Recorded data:
template <typename LABEL>
void encode_typed(
	ckl_encoder& e, const LABEL* labels, int64_t sx, int64_t sy, int64_t sz,
	bool allow_pins, bool fortran_order, uint64_t markov_model_order,
	bool optimize_pins, bool auto_bgcolor, int64_t manual_bgcolor,
	const ckl_encode_overrides* ov, uint8_t** out, uint64_t* out_len
) {
	const uint64_t voxels = static_cast<uint64_t>(sx) * sy * sz;
	hipStream_t s = e.stream;
	CKL_HIP(hipEventRecord(e.ev0, s));

	HostTimer ht;
	g_ht = &ht;
	VolumeStats st;
	e.trail_zeroed = false;
	const bool have_planes = ov && voxels > 0 && planes_cached(e, labels, sx, sy, sz);
	e.planes_for = nullptr;
	const bool labels_first = getenv("CKL_NO_OVERLAP") || static_cast<uint64_t>(sx) * sy > (1536ull * 1536ull)
		|| (getenv("CKL_LABELS_AT_WALK") && atoi(getenv("CKL_LABELS_AT_WALK")) == 0);
	if (voxels > 0 && !have_planes) planes_pass<LABEL>(e, labels, sx, sy, sz, &st, !labels_first);
	else if (have_planes) st = e.planes_stats;
	ht.mark("planes");
	bool graph_done = false;
	if (e.planes_deferred) {
		e.trail_for = nullptr;
		graph_pass(e, sx, sy, sz, ov && ov->force_crack_format >= 0 ? graph_format(ov->force_crack_format == PERMISSIBLE) : GraphFormat::ON_DEVICE, &st);
		graph_done = true;
		ht.mark("graph");
	}
	Header head = stream_header(static_cast<int>(sizeof(LABEL)), sx, sy, sz, st, allow_pins, fortran_order, markov_model_order, ov);
	const int stored_width = head.stored_data_width;
	e.uploads_by_kernel = head.label_format == FLAT;
	if (voxels == 0) { hand_out(header_bytes(head), OutAlloc::MALLOC, out, out_len); return; }
	if (optimize_pins) throw Error(CKL_ERR_ARG, "crackle_amd: allow_pins=2 (find_optimal_pins) is out of scope");
	if (head.label_format != FLAT && head.label_format != PINS_VARIABLE_WIDTH) throw Error(CKL_ERR_ARG, "crackle_amd: unsupported label format");
	if (head.markov_model_order > 13) throw Error(CKL_ERR_ARG, "crackle_amd: markov_model_order > 13 is not supported on device");

	bool labels_at_walk = false;
	if (labels_first && !graph_done) flat_enqueue(e, sx, sy, sz);
	const bool trail_cached = !graph_done && have_planes && ov && ov->has_model && head.markov_model_order > 0 && e.trail_for == static_cast<const void*>(labels)
		&& e.trail_perm == (head.crack_format == PERMISSIBLE) && e.trail_order == head.markov_model_order;
	e.trail_for = nullptr;
	if (graph_done && e.graph_permissible != (head.crack_format == PERMISSIBLE)) throw Error(CKL_ERR_RUNTIME, "crackle_amd: internal: device and host disagree on the crack format");
	if (!trail_cached && !graph_done) graph_pass(e, sx, sy, sz, graph_format(head.crack_format == PERMISSIBLE));
	ht.mark("graph");
	if (!labels_first) {
		uint32_t max_special = 0;
		for (uint32_t v : e.count_special) max_special = std::max(max_special, v);
		int max_lds = 0;
		CKL_HIP(hipDeviceGetAttribute(&max_lds, hipDeviceAttributeMaxSharedMemoryPerBlock, e.device));
		labels_at_walk = max_special < 5000 && 2 * trail_walk_lds(max_special) + 40960 <= static_cast<size_t>(max_lds);
		if (!labels_at_walk) flat_enqueue(e, sx, sy, sz);
	}

	const bool permissible = head.crack_format == PERMISSIBLE;
	{
		bool any = false;
		for (int64_t z = 0; z < sz && !any; z++) any = crack_edges(e, sx, sy, z, permissible) > 0;
		if (!any && !(ov && ov->has_model)) head.markov_model_order = 0;
	}
	std::vector<uint8_t> forced_model;
	CrackRequest crq;
	crq.permissible = permissible;
	crq.markov_order = head.markov_model_order;
	crq.reuse_trail = trail_cached;
	if (ov && ov->has_model && head.markov_model_order > 0) {
		const size_t rows = static_cast<size_t>(1) << (2 * head.markov_model_order);
		forced_model.assign(ov->model, ov->model + rows * 4);
		crq.model = &forced_model;
	}

	FlatResult fr;
	std::vector<uint8_t> pins_binary;
	uint64_t label_bytes = 0;
	const uint64_t off_index = Header::kBytes;
	const uint64_t off_labels = off_index + 4ull * (sz + 1);
	uint64_t est_code_bytes = 0;
	{
		const int xw = byte_width(static_cast<uint64_t>(sx) + 1), yw = byte_width(static_cast<uint64_t>(sy) + 1);
		for (int64_t z = 0; z < sz; z++) {
			const uint64_t codes = crack_edges(e, sx, sy, z, permissible) + 4ull * (static_cast<uint64_t>(e.count_special[z]) + e.count_corner[z]) + 16;
			est_code_bytes += (head.markov_model_order ? (3 * codes + 7) / 8 : (codes + 3) / 4) + 8;
			est_code_bytes += 4 + yw + 64ull * (yw + 2 * xw);
		}
	}
	if (getenv("CKL_SMALL_ESTIMATE")) est_code_bytes = 0;
	const uint64_t model_bytes_est = head.markov_model_order ? (1ull << (2 * head.markov_model_order)) : 0;
	struct HostOut { void* p = nullptr; ~HostOut() { if (p) host_out_free(p); } } early;
	uint64_t early_cap = 0;
	uint32_t labels_crc = 0;
	const int component_width = byte_width(static_cast<uint64_t>(sx) * sy);
	hipStream_t s2 = e.stream2;
	bool labels_stay = false;
	auto label_side = [&]() {
		if (labels_at_walk) {
			CKL_HIP(hipStreamWaitEvent(s2, e.evd0, 0));
			flat_enqueue(e, sx, sy, sz);
		}
		flat_collect<LABEL>(e, labels, sx, sy, sz, fr);
		HT_MARK("flat");
		const uint64_t N = fr.total;
		if (head.label_format == PINS_VARIABLE_WIDTH) {
			if (N > 0xFFFFFFFFull) throw Error(CKL_ERR_RUNTIME, "crackle_amd: too many components");
			e.d_cc_volume.ensure(voxels);
			launch_paint_components(s2, plane_v(e), e.row_words, e.plane_words, sx, sy, sz, e.d_word_base.p, e.d_rbase.p, e.d_run_cc.p, e.d_comp_off.p, 0u, e.d_cc_volume.p);
			pins_binary = pins_section_plain<LABEL>(e, labels, e.d_cc_volume.p, e.d_mapping.p, sx, sy, sz, N, fr.ncomp, head.pin_index_width(), stored_width, auto_bgcolor, manual_bgcolor);
			label_bytes = pins_binary.size();
		}
		else {
			label_bytes = flat_section(e, N, stored_width, component_width, static_cast<uint32_t>(sz), ov);
			HT_MARK("label_table");
			labels_stay = e.async_host_copy && e.keep_device_stream && !e.defer_codes && label_bytes > 0;
			early_cap = off_labels + label_bytes + model_bytes_est + est_code_bytes + 4ull * (sz + 1) + 64;
			early.p = host_out_alloc(early_cap);
			HT_MARK("l:buffer");
			uint8_t* eo = static_cast<uint8_t*>(early.p);
			if (labels_stay) {
				e.d_labels_crc.ensure(1 + kBlock);
				if (!e.ev_labels_crc) CKL_HIP(hipEventCreateWithFlags(&e.ev_labels_crc, hipEventDisableTiming));
				crc32c_device(e.d_labels_bin.p, label_bytes, e.d_labels_crc.p + 1, e.d_labels_crc.p, s2);
				CKL_HIP(hipEventRecord(e.ev_labels_crc, s2));
			}
			else {
				if (label_bytes) CKL_HIP(hipMemcpyAsync(eo + off_labels, e.d_labels_bin.p, label_bytes, hipMemcpyDeviceToHost, s2));
				CKL_HIP(hipStreamSynchronize(s2));
				labels_crc = crc32c(eo + off_labels, label_bytes);
			}
			HT_MARK("labels_d2h");
		}
	};

	const bool no_overlap = getenv("CKL_NO_OVERLAP") != nullptr;
	if (!no_overlap) crq.overlap = label_side;
	const CrackResult cr = crack_pass(e, sx, sy, sz, crq);
	if (no_overlap) label_side();
	ht.mark("cracks");
	std::vector<uint8_t> stored_model;
	if (head.markov_model_order > 0) stored_model = markov_model_to_stored(cr.model);

	head.num_label_bytes = label_bytes;
	const uint64_t off_model = off_labels + label_bytes;
	const uint64_t off_codes = off_model + stored_model.size();
	const uint64_t off_tail = off_codes + cr.total;
	const uint64_t total = off_tail + 4ull * (sz + 1);
	uint8_t* o;
	if (early.p && total <= early_cap) { o = static_cast<uint8_t*>(early.p); early.p = nullptr; }
	else {
		o = static_cast<uint8_t*>(host_out_alloc(total));
		if (early.p && label_bytes) memcpy(o + off_labels, static_cast<uint8_t*>(early.p) + off_labels, label_bytes);
	}
	try {
		e.last_codes_total = cr.total;
		if (head.label_format == PINS_VARIABLE_WIDTH) {
			if (label_bytes) memcpy(o + off_labels, pins_binary.data(), label_bytes);
			labels_crc = crc32c(o + off_labels, label_bytes);
		}
		std::vector<uint8_t> hb;
		head.write(hb);
		memcpy(o, hb.data(), hb.size());
		auto put4 = [&](uint64_t at, uint32_t v) { for (int b = 0; b < 4; b++) o[at + b] = static_cast<uint8_t>((v >> (8 * b)) & 0xFF); };
		for (int64_t z = 0; z < sz; z++) put4(off_index + 4ull * z, cr.code_len[z]);
		put4(off_index + 4ull * sz, crc32c(o + off_index, 4ull * sz));
		if (!stored_model.empty()) memcpy(o + off_model, stored_model.data(), stored_model.size());
		for (int64_t z = 0; z < sz; z++) put4(off_tail + 4 + 4ull * z, fr.crcs[z]);
		put4(off_tail, labels_crc);
		e.device_stream_bytes = 0;
		if (e.keep_device_stream) {
			e.d_stream_out.ensure(total + 16);
			uint8_t* ds = e.d_stream_out.p;
			const void* up = head.label_format == FLAT ? o : nullptr;
			upload_small(ds, o, off_labels, s, up);
			if (label_bytes) {
				if (head.label_format == FLAT) copy_bytes_device(e.d_labels_bin.p, ds + off_labels, label_bytes, s);
				else CKL_HIP(hipMemcpyAsync(ds + off_labels, o + off_labels, label_bytes, hipMemcpyHostToDevice, s));
			}
			if (!stored_model.empty()) upload_small(ds + off_model, o + off_model, stored_model.size(), s, up);
			if (cr.total) copy_bytes_device(e.d_codes_out.p, ds + off_codes, cr.total, s);
			upload_small(ds + off_tail, o + off_tail, 4ull * (sz + 1), s, up);
			if (labels_stay) {
				CKL_HIP(hipStreamWaitEvent(s, e.ev_labels_crc, 0));
				CKL_HIP(hipMemcpyAsync(ds + off_tail, e.d_labels_crc.p, 4, hipMemcpyDeviceToDevice, s));
			}
			e.device_stream_bytes = total;
		}
		if (cr.total && !e.defer_codes) {
			if (e.async_host_copy && e.keep_device_stream) {
				if (!e.stream_copy) CKL_HIP(hipStreamCreateWithFlags(&e.stream_copy, hipStreamNonBlocking));
				if (!e.ev_codes) CKL_HIP(hipEventCreateWithFlags(&e.ev_codes, hipEventDisableTiming));
				CKL_HIP(hipEventRecord(e.ev_codes, s));
				CKL_HIP(hipStreamWaitEvent(e.stream_copy, e.ev_codes, 0));
				CKL_HIP(hipMemcpyAsync(o + off_codes, e.d_codes_out.p, cr.total, hipMemcpyDeviceToHost, e.stream_copy));
				if (labels_stay) {
					CKL_HIP(hipMemcpyAsync(o + off_labels, e.d_labels_bin.p, label_bytes, hipMemcpyDeviceToHost, e.stream_copy));
					CKL_HIP(hipMemcpyAsync(o + off_tail, e.d_labels_crc.p, 4, hipMemcpyDeviceToHost, e.stream_copy));
				}
				e.host_copy_pending = true;
			}
			else CKL_HIP(hipMemcpyAsync(o + off_codes, e.d_codes_out.p, cr.total, hipMemcpyDeviceToHost, s));
		}
		ht.mark("assembly");
		CKL_HIP(hipEventRecord(e.ev1, s));
		CKL_HIP(hipStreamSynchronize(s));
		ht.mark("codes_d2h");
		CKL_HIP(hipGetLastError());
		CKL_HIP(hipEventElapsedTime(&e.pipeline_ms, e.ev0, e.ev1));
		CKL_HIP(hipEventElapsedTime(&e.dominant_ms, e.evd0, e.evd1));
	}
	catch (...) {
		drain_host_copy(e, true);
		host_out_free(o);
		throw;
	}
	*out = o;
	*out_len = total;
}

void reencode_markov(const uint8_t* buf, uint64_t n, int markov_order, int device, uint8_t** out, uint64_t* out_len) {
	if (n < Header::kBytesV0) throw Error(CKL_ERR_FORMAT, "crackle: Input too small to be a valid stream. Bytes: " + std::to_string(n));
	Header head = Header::parse(buf, n);
	if (markov_order < 0 || markov_order > 13) throw Error(CKL_ERR_ARG, "crackle_amd: markov_model_order must be in [0, 13] on device");
	if (head.markov_model_order == markov_order) { hand_out(buf, n, OutAlloc::HOST_OUT, out, out_len); return; }
	const bool v0 = head.format_version == 0;
	const uint64_t sz = head.sz;
	const uint64_t tail_bytes = v0 ? 0 : 4 * (sz + 1);
	const uint64_t off_index = head.header_bytes();
	const uint64_t off_labels = off_index + head.grid_index_bytes();
	if (!head.layout_fits(n)) throw Error(CKL_ERR_RUNTIME, "crackle: get_crack_code_offsets: Unable to read past end of buffer.");
	const uint64_t old_codes = off_labels + head.num_label_bytes + head.markov_model_bytes();
	uint64_t old_tail = old_codes;
	for (uint64_t z = 0; z < sz; z++) old_tail += rd_le(buf + off_index + 4 * z, 4);
	if (old_tail > n || tail_bytes > n - old_tail) throw Error(CKL_ERR_RUNTIME, "crackle: get_crack_codes: Unable to read past end of buffer.");

	const bool prof = getenv("CKL_PROFILE") != nullptr;
	auto t_prev = std::chrono::steady_clock::now();
	auto lap = [&](const char* what) {
		if (!prof) return;
		const auto now = std::chrono::steady_clock::now();
		fprintf(stderr, "[ckl reencode host ms] %s=%.2f\n", what, std::chrono::duration<double, std::milli>(now - t_prev).count());
		t_prev = now;
	};
	struct DecoderGuard { ckl_decoder* d = nullptr; ~DecoderGuard() { if (d) ckl_decoder_destroy(d); } } dec;
	struct EncoderGuard { ckl_encoder* e = nullptr; ~EncoderGuard() { if (e) ckl_encoder_destroy(e); } } enc;
	if (ckl_decoder_create(buf, n, 0, -1, device, &dec.d) != CKL_OK) throw Error(CKL_ERR_RUNTIME, ckl_last_error());
	lap("decoder_create");
	CrackResult cr;
	std::vector<uint8_t> stored_model;
	head.markov_model_order = markov_order;
	if (head.voxels() > 0) {
		const uint32_t *cv = nullptr, *ch = nullptr;
		uint32_t row_words = 0;
		uint64_t plane_words = 0;
		if (ckl_decoder_crack_planes(dec.d, &cv, &ch, &row_words, &plane_words) != CKL_OK) throw Error(CKL_ERR_RUNTIME, ckl_last_error());
		lap("crack_planes");
		if (ckl_encoder_create(head.sx, head.sy, head.sz, 1, device, &enc.e) != CKL_OK) throw Error(CKL_ERR_RUNTIME, ckl_last_error());
		lap("encoder_create");
		ckl_encoder& e = *enc.e;
		hipStream_t s = e.stream;
		const uint32_t ns = head.sz;
		const bool permissible = head.crack_format == PERMISSIBLE;
		e.row_words = row_words;
		e.plane_words = plane_words;
		e.d_planes.ensure(2 * plane_words * ns);
		e.d_count_vh.ensure(4 * static_cast<size_t>(ns));
		CKL_HIP(hipMemsetAsync(e.d_count_vh.p, 0, 2 * static_cast<size_t>(ns) * sizeof(uint32_t), s));
		hipLaunchKernelGGL(k_planes_from_cracks, dim3(static_cast<uint32_t>((plane_words + kBlock - 1) / kBlock), ns), dim3(kBlock), 0, s,
			cv, ch, head.sx, head.sy, row_words, plane_words, permissible ? 1u : 0u,
			plane_v(e), plane_h(e, ns), e.d_count_vh.p, ns);
		std::vector<uint32_t> c = download(e.d_count_vh.p, 2 * static_cast<size_t>(ns), s);
		e.count_v.assign(c.begin(), c.begin() + ns);
		e.count_h.assign(c.begin() + ns, c.end());
		lap("planes");
		graph_pass(e, head.sx, head.sy, head.sz, graph_format(permissible));
		lap("graph");
		CrackRequest crq;
		crq.permissible = permissible;
		crq.markov_order = markov_order;
		cr = crack_pass(e, head.sx, head.sy, head.sz, crq);
		lap("cracks");
		if (markov_order > 0) stored_model = markov_model_to_stored(cr.model);
	}
	else cr.code_len.assign(sz, 0);

	const uint64_t off_model = off_labels + head.num_label_bytes;
	const uint64_t off_codes = off_model + stored_model.size();
	const uint64_t off_tail = off_codes + cr.total;
	const uint64_t total = off_tail + tail_bytes;
	uint8_t* o = static_cast<uint8_t*>(host_out_alloc(total));
	try {
		if (cr.total) CKL_HIP(hipMemcpyAsync(o + off_codes, enc.e->d_codes_out.p, cr.total, hipMemcpyDeviceToHost, enc.e->stream));
		std::vector<uint8_t> hb;
		head.write(hb);
		memcpy(o, hb.data(), hb.size());
		auto put4 = [&](uint64_t at, uint32_t v) { for (int b = 0; b < 4; b++) o[at + b] = static_cast<uint8_t>((v >> (8 * b)) & 0xFF); };
		for (uint64_t z = 0; z < sz; z++) put4(off_index + 4 * z, cr.code_len[z]);
		if (!v0) put4(off_index + 4 * sz, crc32c(o + off_index, 4 * sz));
		memcpy(o + off_labels, buf + off_labels, head.num_label_bytes);
		if (!stored_model.empty()) memcpy(o + off_model, stored_model.data(), stored_model.size());
		if (tail_bytes) memcpy(o + off_tail, buf + old_tail, tail_bytes);
		if (cr.total) CKL_HIP(hipStreamSynchronize(enc.e->stream));
		lap("assembly");
	}
	catch (...) { host_out_free(o); throw; }
	*out = o;
	*out_len = total;
}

_WHAT THE EXERCISE ASKS_: The line containing "memcpy(o + off_labels, buf" opens the range, and the last line of the entries closes it; copy that range exactly.

_RESULT OF THE TASK_:
		memcpy(o + off_labels, buf + off_labels, head.num_label_bytes);
		if (!stored_model.empty()) memcpy(o + off_model, stored_model.data(), stored_model.size());
		if (tail_bytes) memcpy(o + off_tail, buf + old_tail, tail_bytes);
		if (cr.total) CKL_HIP(hipStreamSynchronize(enc.e->stream));
		lap("assembly");
	}
	catch (...) { host_out_free(o); throw; }
	*out = o;
	*out_len = total;
}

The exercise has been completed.